Капитан Саратов ехал в голове колонны. В кузове одной из машин сидели уставшие солдаты в выгоревших гимнастерках. На коленях они заботливо держали укутанных в видавшие виды шинели Ренату, Ханнелору и Маргарет.

Солдаты ехали на запад, и никто из них не знал, как долго им еще придется ехать, как далеко они окажутся от своей Родины.

Утром объявили привал. Солдаты высыпали из машин, собрались небольшими группами, курили, плескались в протекавшем рядом ручье.

Командир батальона Саратов стоял в стороне, опершись о ствол упавшего дерева, и задумчиво наблюдал за игрой форелей в ручье. На его широкие плечи была наброшена шинель. К нему подошел связной. Саратов расстегнул планшетку и вынул карту.

Делая пометки на карте, он вдруг услышал чей-то тихий плач. Рядом с ним стояла Ханнелора и, прижав ручку к щеке, жалобно хныкала:

— Ой, дядя Миша, мой зуб... Так мне больно.

Саратов отдал приказание связному, а потом взял девочку на руки и понес к санитарной летучке.

— Что делать, доктор?

Пожилой санитар ответил:

— Это ноет молочный зуб, его нужно удалить. Он уже шатается, — и вытащил из сумки огромные щипцы. Ханнелора от страха заревела во весь голос и вцепилась в Саратова.

— Знаешь что, парень, — рассердился Саратов, — убери-ка свои щипцы подальше. У тебя что, сердца нет?! В ближайшем городе найди зубного врача. А пока дай ребенку что нибудь болеутоляющее. Понятно?

Санитар сделал все, как ему приказали.

Так прошло несколько недель. Они жили одной большой дружной семьей — Вернер, бородатый сержант, девочки, капитан Саратов и все солдаты его батальона.

В одном тюрингском городке подразделение Саратова расположилось надолго. Как-то Вернер и девочки пошли гулять по улицам вместе с советским капитаном. Жители с любопытством следили за ними из-за занавесок на окнах.

Дети уже не удивлялись, когда встречные горожане уважительно уступали Саратову дорогу.

Ханнелора шествовала рядом с капитаном, крепко ухватившись за средний палец его правой руки. Совсем маленькая Маргарет сидела у Саратова на левой руке, обняв его за шею.

Казалось, война обошла стороной этот городок. Не было видно разрушенных домов, улицы были чистые и аккуратные. Саратов остановился перед одним ухоженным особняком. На мраморной вывеске сверкала надпись «Бургомистрат». Саратов оглядел своих маленьких спутников и сказал:

— Пошли, мы должны нанести визит бургомистру.

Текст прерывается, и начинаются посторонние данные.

constexpr int LNG_MAXK = 1024;
template <int EPI, int NW = 4>
__global__ __launch_bounds__(64 * NW) void gemm_direct_ln(const f16* __restrict__ X, int64_t ldx,
                                                          const f16* __restrict__ lw, const f16* __restrict__ lb,
                                                          float eps, const f16* __restrict__ Wt, int64_t ldw,
                                                          const f16* __restrict__ bias, void* Y, int64_t ldy, int M,
                                                          int N, int K) {
    __shared__ __attribute__((aligned(16))) f16 sA[16][LNG_MAXK + 8];
    const int lane = threadIdx.x & 63, wave = threadIdx.x >> 6;
    const int nb = blockIdx.x * NW + wave;
    const bool live = nb * 16 < N;
    const int r = lane & 15, c = lane >> 4;
    const int KS = K / 32;
    const f16* wrow = Wt + (int64_t)min(nb * 16 + r, N - 1) * ldw + c * 8;
    f16x8 a[LNG_MAXK / 32];
    if (live) {
#pragma unroll
        for (int u = 0; u < LNG_MAXK / 32; ++u)
            if (u < KS) a[u] = *(const f16x8*)(wrow + 32 * u);
    }
    const int n = nb * 16 + 4 * c;
    const bool ep = live && n < N;
    f16x4 pb = {}, ph = {};
    if (ep) {
        if (bias) pb = *(const f16x4*)(bias + n);
        if constexpr (EPI == NS_LM_EPI_RESIDUAL) {
            if (r < M) ph = *(const f16x4*)((const f16*)Y + (int64_t)r * ldy + n);
        }
    }
    const int NV4 = K >> 2;
    for (int row = wave; row < M; row += NW) {
        const f16* xr = X + (int64_t)row * ldx;
        float x[LN_MAXV][4];
#pragma unroll
        for (int v = 0; v < LN_MAXV; ++v) {
            const int i = lane + 64 * v;
            if (i < NV4) {
                const f16x4 t = *(const f16x4*)(xr + 4 * i);
#pragma unroll
                for (int e = 0; e < 4; ++e) x[v][e] = (float)t[e];
            }
        }
        ln_row(x, NV4, K, lw, lb, &sA[row][0], eps);
    }
    __syncthreads();
    if (!ep) return;
    const f16* arow = &sA[min(r, M - 1)][c * 8];
    f32x4 acc = f32x4{0.f, 0.f, 0.f, 0.f};
#pragma unroll
    for (int u = 0; u < LNG_MAXK / 32; ++u)
        if (u < KS) acc = mfma16(a[u], *(const f16x8*)(arow + 32 * u), acc);
    if (r < M) store4_pre<EPI>(Y, ldy, bias != nullptr, pb, ph, r, n, acc);
}

}
}

using namespace nsg::lm;

enum GemmCfg {
    CFG_DIRECT16 = 0, CFG_DIRECT32, CFG_DIRECT64,
    CFG_T64_2, CFG_T64_3,
    CFG_T128_2, CFG_T128_3, CFG_T128_4,
    CFG_T256x128_2, CFG_T256x128_3,
    CFG_T128x256_2,
    CFG_T64_4,
    CFG_T128x64_3,
    CFG_B256,
    CFG_P128_2, CFG_P128_3, CFG_P128_4,
    CFG_PP256,
    CFG_PP192,
    CFG_C64,
    CFG_COUNT
};

static int cu_count() {
    static int n = 0;
    if (n == 0) {
        int dev = 0, v = 0;
        if (hipGetDevice(&dev) == hipSuccess &&
            hipDeviceGetAttribute(&v, hipDeviceAttributeMultiprocessorCount, dev) == hipSuccess && v > 0)
            n = v;
        else
            n = 256;
    }
    return n;
}

static bool persist_ok(int epi, const void* bias, int64_t ldy, int M, int N) {
    const int64_t esz = epi == NS_LM_EPI_STORE_F32 ? 4 : 2;
    return epi != NS_LM_EPI_RESIDUAL && N % 128 == 0 && (!bias || N <= PB_BIAS_MAX) &&
           ((int64_t)M + 128) * ldy * esz < ((int64_t)1 << 31);
}

#ifndef NSG_DIRECT_NW
#define NSG_DIRECT_NW 1
#endif

template <int FM, int EPI>
static void launch_direct(const f16* x, int64_t ldx, const f16* wt, int64_t ldw, const f16* bias, void* y,
                          int64_t ldy, int M, int N, int K, hipStream_t st) {
    const int nbk = N / 16, my = (M + 16 * FM - 1) / (16 * FM);
    constexpr int NW1 = NSG_DIRECT_NW;
    switch (k_chains(K)) {
        case 1:
            hipLaunchKernelGGL((gemm_direct<FM, 1, EPI, NW1>), dim3((nbk + NW1 - 1) / NW1, my), dim3(64 * NW1), 0, st,
                               x, ldx, wt, ldw, bias, y, ldy, M, N, K);
            break;
        case 2:
            hipLaunchKernelGGL((gemm_direct<FM, 2, EPI>), dim3((nbk + 1) / 2, my), dim3(256), 0, st, x, ldx, wt, ldw,
                               bias, y, ldy, M, N, K);
            break;
        default:
            hipLaunchKernelGGL((gemm_direct<FM, 4, EPI>), dim3(nbk, my), dim3(256), 0, st, x, ldx, wt, ldw, bias, y,
                               ldy, M, N, K);
            break;
    }
}

template <int EPI>
static void launch_cfg(int cfg, const f16* x, int64_t ldx, const f16* wt, int64_t ldw, const f16* bias, void* y,
                       int64_t ldy, int M, int N, int K, hipStream_t st) {
    auto tiles = [&](int bn, int bm) { return dim3((unsigned)(((M + bm - 1) / bm) * (long)((N + bn - 1) / bn))); };
    const bool split = k_chains(K) > 1;
    switch (cfg) {
#define NSG_DIRECT(FMv) launch_direct<FMv, EPI>(x, ldx, wt, ldw, bias, y, ldy, M, N, K, st)
#define NSG_TILED(BNv, BMv, WNv, WMv, NSTv)                                                                     \
    if (split)                                                                                                  \
        hipLaunchKernelGGL((gemm_tiled<BNv, BMv, WNv, WMv, NSTv, true, EPI>), tiles(BNv, BMv), dim3(64 * WNv * WMv), \
                           0, st, x, ldx, wt, ldw, bias, y, ldy, M, N, K);                                      \
    else                                                                                                        \
        hipLaunchKernelGGL((gemm_tiled<BNv, BMv, WNv, WMv, NSTv, false, EPI>), tiles(BNv, BMv),                 \
                           dim3(64 * WNv * WMv), 0, st, x, ldx, wt, ldw, bias, y, ldy, M, N, K)
        case CFG_DIRECT16: NSG_DIRECT(1); break;
        case CFG_DIRECT32: NSG_DIRECT(2); break;
        case CFG_DIRECT64: NSG_DIRECT(4); break;
        case CFG_T64_2: NSG_TILED(64, 64, 2, 2, 2); break;
        case CFG_T64_3: NSG_TILED(64, 64, 2, 2, 3); break;
        case CFG_T128_2: NSG_TILED(128, 128, 2, 2, 2); break;
        case CFG_T128_3: NSG_TILED(128, 128, 2, 2, 3); break;
        case CFG_T128_4: NSG_TILED(128, 128, 2, 2, 4); break;
        case CFG_T256x128_2: NSG_TILED(256, 128, 4, 2, 2); break;
        case CFG_T256x128_3: NSG_TILED(256, 128, 4, 2, 3); break;
        case CFG_T128x256_2: NSG_TILED(128, 256, 2, 4, 2); break;
        case CFG_T64_4: NSG_TILED(64, 64, 2, 2, 4); break;
        case CFG_T128x64_3: NSG_TILED(128, 64, 2, 2, 3); break;
        case CFG_B256:
            if (split) {
                NSG_TILED(128, 128, 2, 2, 2);
            } else {
                hipLaunchKernelGGL((gemm_big<EPI>), tiles(256, 256), dim3(512), 0, st, x, ldx, wt, ldw, bias, y, ldy,
                                   M, N, K);
            }
            break;
        case CFG_PP256:
            if (split) {
                NSG_TILED(128, 128, 2, 2, 2);
            } else {
                hipLaunchKernelGGL((gemm_pp<EPI>), tiles(256, 256), dim3(512), 0, st, x, ldx, wt, ldw, bias, y, ldy, M,
                                   N, K);
            }
            break;
        case CFG_PP192:
            if (split) {
                NSG_TILED(128, 128, 2, 2, 2);
            } else {
                hipLaunchKernelGGL((gemm_pp<EPI, 192>), tiles(192, 256), dim3(512), 0, st, x, ldx, wt, ldw, bias, y,
                                   ldy, M, N, K);
            }
            break;
        case CFG_C64: {
            const int sk = k_chains(K);
            if (sk == 4)
                hipLaunchKernelGGL((gemm_chains<4, EPI>), tiles(64, 64), dim3(1024), 0, st, x, ldx, wt, ldw, bias, y, ldy,
                                   M, N, K);
            else if (sk == 2)
                hipLaunchKernelGGL((gemm_chains<2, EPI>), tiles(64, 64), dim3(512), 0, st, x, ldx, wt, ldw, bias, y, ldy,
                                   M, N, K);
            else
                NSG_TILED(64, 64, 2, 2, 2);
            break;
        }
        case CFG_P128_2:
        case CFG_P128_3:
        case CFG_P128_4: {
            if (!persist_ok(EPI, bias, ldy, M, N)) {
                NSG_TILED(128, 128, 2, 2, 2);
                break;
            }
            const int T = ((M + 127) / 128) * (N / 128);
            const int G = min(T, cu_count() * (cfg == CFG_P128_2 ? 2 : 1));
            if constexpr (EPI != NS_LM_EPI_RESIDUAL) {
#define NSG_PERSIST(NSTv)                                                                                        \
    if (split)                                                                                                   \
        hipLaunchKernelGGL((gemm_persist<NSTv, true, EPI>), dim3(G), dim3(256), 0, st, x, ldx, wt, ldw, bias, y, \
                           ldy, M, N, K);                                                                        \
    else                                                                                                         \
        hipLaunchKernelGGL((gemm_persist<NSTv, false, EPI>), dim3(G), dim3(256), 0, st, x, ldx, wt, ldw, bias, y, \
                           ldy, M, N, K)
                if (cfg == CFG_P128_2) {
                    NSG_PERSIST(2);
                } else if (cfg == CFG_P128_3) {
                    NSG_PERSIST(3);
                } else {
                    NSG_PERSIST(4);
                }
#undef NSG_PERSIST
            }
            break;
        }
#undef NSG_DIRECT
#undef NSG_TILED
        default: break;
    }
}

Несколько смутившаяся при виде необычных визитеров секретарша доложила о приходе советского офицера.

— Бургомистр Репперт. Прошу, располагайтесь, как вам удобно. Чем могу быть полезен, господин капитан?

Саратов сел в громоздкое кресло, усадил на колени маленькую Маргарет и изучающе оглядел раздобревшего бургомистра. Изображая готовность к услугам, тот стоял за своим неуклюжим письменным столом.

— Чем вы можете быть полезным? — повторил капитан вопрос бургомистра, и на лбу залегла глубокая складка. — Для меня ничем. Я новый военный комендант вашего города. Сегодняшней ночью мое подразделение расположилось в фольварке. Что касается нас с вами, то в ближайшие дни мы обязательно найдем время и обсудим все важные вопросы. А вот для этих немецких детей с завтрашнего дня нужна комната. Понятно? Комната! С водой и отоплением. Нужны, конечно, стол, стулья, четыре кровати, два ведра, умывальник...

Саратов перечислял все, что требовалось для скромного домашнего хозяйства, а бургомистр между тем внимательно изучал тех, о ком так заботился советский офицер. Вернер проследил за взглядом бургомистра, который скользнул и по изношенным платьицам девочек, и по замызганным брюкам, из которых мальчик давно вырос.

Внимательно все выслушав, бургомистр ответил:

— Я понимаю, господин капитан, но где я найду такую комнату? Жители города сами в стесненных условиях, кроме того... — И пошли всякие отговорки.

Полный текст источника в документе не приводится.